Let's say a different faculty run it poorly and screw it up. Bad decisions, bad management, enrollments drop, it becomes too expensive to maintain. If it goes on too long, one ought to dissolve it right? Place the tenured faculty elsewhere to teach because they still generate value and knowledge. But the unit failed. Dissolve it and try again with a new idea. But that wouldn't happen. Because "no truly excellent institution wouldn't have that program." So the unit stays, it gets subsidized by units that haven't failed. Not a huge problem.

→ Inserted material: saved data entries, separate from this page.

# vibevoice-community/VibeVoice

Measured on NVIDIA H100. Metric: audio_seconds_per_second, higher is better.
Workload: dtype bf16

## Files before the change

### include/vibevoice_b200.h

```cpp
#ifndef VIBEVOICE_B200_H_
#define VIBEVOICE_B200_H_

#include <stdint.h>

#ifdef __cplusplus
extern "C" {
#endif

#define VV_ABI_VERSION 1

typedef struct vv_ctx vv_ctx;

typedef enum {
  VV_OK = 0,
  VV_ERR_INVALID = -1,
  VV_ERR_CUDA = -2,
  VV_ERR_STATE = -3,
  VV_ERR_NOMEM = -4
} vv_status;

typedef enum { VV_DT_BF16 = 0, VV_DT_F32 = 1, VV_DT_F16 = 2 } vv_dtype;

typedef struct {
  int32_t hidden_size, intermediate_size, num_layers, num_q_heads, num_kv_heads, head_dim, vocab_size;
  int32_t max_position_embeddings, tie_word_embeddings;
  float rms_norm_eps, rope_theta;
  int32_t head_layers, head_ffn_dim, latent_size;
  float head_rms_eps;
  int32_t n_stages;
  int32_t dec_ratios[8];
  int32_t dec_depths[8];
  int32_t dec_n_filters;
  int32_t enc_ratios[8];
  int32_t enc_depths[8];
  int32_t enc_n_filters;
  int32_t acoustic_vae_dim, semantic_vae_dim;
  float codec_eps;
  int32_t n_valid_ids;
  int32_t valid_ids[8];
  int32_t max_batch;
  int32_t max_diffusion_steps;
} vv_model_desc;

int vv_abi_version(void);
const char* vv_last_error(void);
int vv_create(const vv_model_desc* desc, int device, vv_ctx** out);
void vv_destroy(vv_ctx* ctx);

int vv_load_tensor(vv_ctx* ctx, const char* name, const void* data, int dtype, const int64_t* shape, int ndim);
int vv_set_speech_factors(vv_ctx* ctx, float scaling_factor, float bias_factor);
int vv_finalize_weights(vv_ctx* ctx);
int64_t vv_weight_bytes(vv_ctx* ctx, int which);

int vv_kv_init(vv_ctx* ctx, int64_t n_pages);
int vv_kv_reserve(vv_ctx* ctx, int seq, int64_t n_tokens, void* stream);
int vv_kv_set_len(vv_ctx* ctx, int seq, int64_t len, void* stream);
int vv_kv_write(vv_ctx* ctx, int seq, int layer, int64_t pos0, int64_t n_tokens,
                const void* k_bf16, const void* v_bf16, void* stream);
int vv_kv_delete_slot(vv_ctx* ctx, int seq, int64_t pos, void* stream);
int64_t vv_kv_pages_free(vv_ctx* ctx);
int64_t vv_kv_pages_total(vv_ctx* ctx);

int vv_set_rope_inv_freq(vv_ctx* ctx, const float* inv_freq_host, int n);
int vv_set_row_mode(vv_ctx* ctx, const int32_t* row_mode_host, void* stream);
int vv_lm_decode(vv_ctx* ctx, const float* embeds, float* hidden, float* logits, int32_t* tokens, void* stream);
int vv_lm_head(vv_ctx* ctx, const float* hidden , float* logits, int32_t* tokens, void* stream);
int vv_lm_logits_full(vv_ctx* ctx, const float* hidden , float* logits_out, void* stream);
int vv_lm_decode_range(vv_ctx* ctx, const float* embeds, int layer_begin, int layer_end, int final_norm, float* hidden, void* stream);
int vv_kv_commit(vv_ctx* ctx, const int32_t* advance_host, void* stream);
int64_t vv_kv_len(vv_ctx* ctx, int seq);
int vv_embed_tokens(vv_ctx* ctx, const int32_t* tokens_host, int n, float* out , void* stream);

int vv_set_diffusion_steps(vv_ctx* ctx, int n_steps, const float* timesteps, const float* coef, void* stream);
int vv_set_diffusion_steps_sde(vv_ctx* ctx, int n_steps, const float* timesteps, const float* coef7, void* stream);
int vv_set_step_noise(vv_ctx* ctx, const float* step_noise);
int vv_diffusion_sample(vv_ctx* ctx, const float* cond, const float* noise, const int32_t* active, float cfg_scale,
                        float* latent_out, void* stream);
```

Now what happens if that example unit is, say (and this in hypothetical so no one freak out) English. Or Chemistry. You can't imagine dissolving a unit like that, can you? Too Big To Fail. What does Too Big To Fail really mean in this context? It means "our accreditation agency and the Dept of Ed would not allow us to remain accredited if Program X were dissolved and reformed in new ways."
These two Fatal Errors lead to many maladaptive behaviors. First, nearly EVERYTHING is considered Too Big (Important, Ethically Central) to Fail. Because of this there's little incentive to design programs that are truly resilient: they'll exist perpetually, subsidized by other programs. But that's not economically scalable. Over time administrators stop trusting faculty to do meaningful planning and governance. All planning becomes centralized. And why not? If sick units have to be subsidized, someone has to figure out that economy because it's huge.
Faculty forget how to truly govern at the local level. Everything is controlled form above. In state schools this is micromanaged by legislatures that pass more laws to prescribe actions. Mandated actions require more bureaucrats to manage. More administration. Costs surge. Faculty resent massive superstructure dictating everything. They withdraw to their individual research. Those who don't withdraw, who want to make improvements can't, unless they become... you guessed it. Adminstrators. But at the administrative levels, and oh there are many, you can't really make needed massive changes because of the cardinal two errors: all things must serve perpetual growth, and sick units can never dissolve.
I've got a lot more about this. It's complicated. But I think there's things that could save the idea of higher ed. Maybe not "nuke it from orbit" solutions (which sound awfully good sometimes). More "mammals eating dinosaur eggs" things.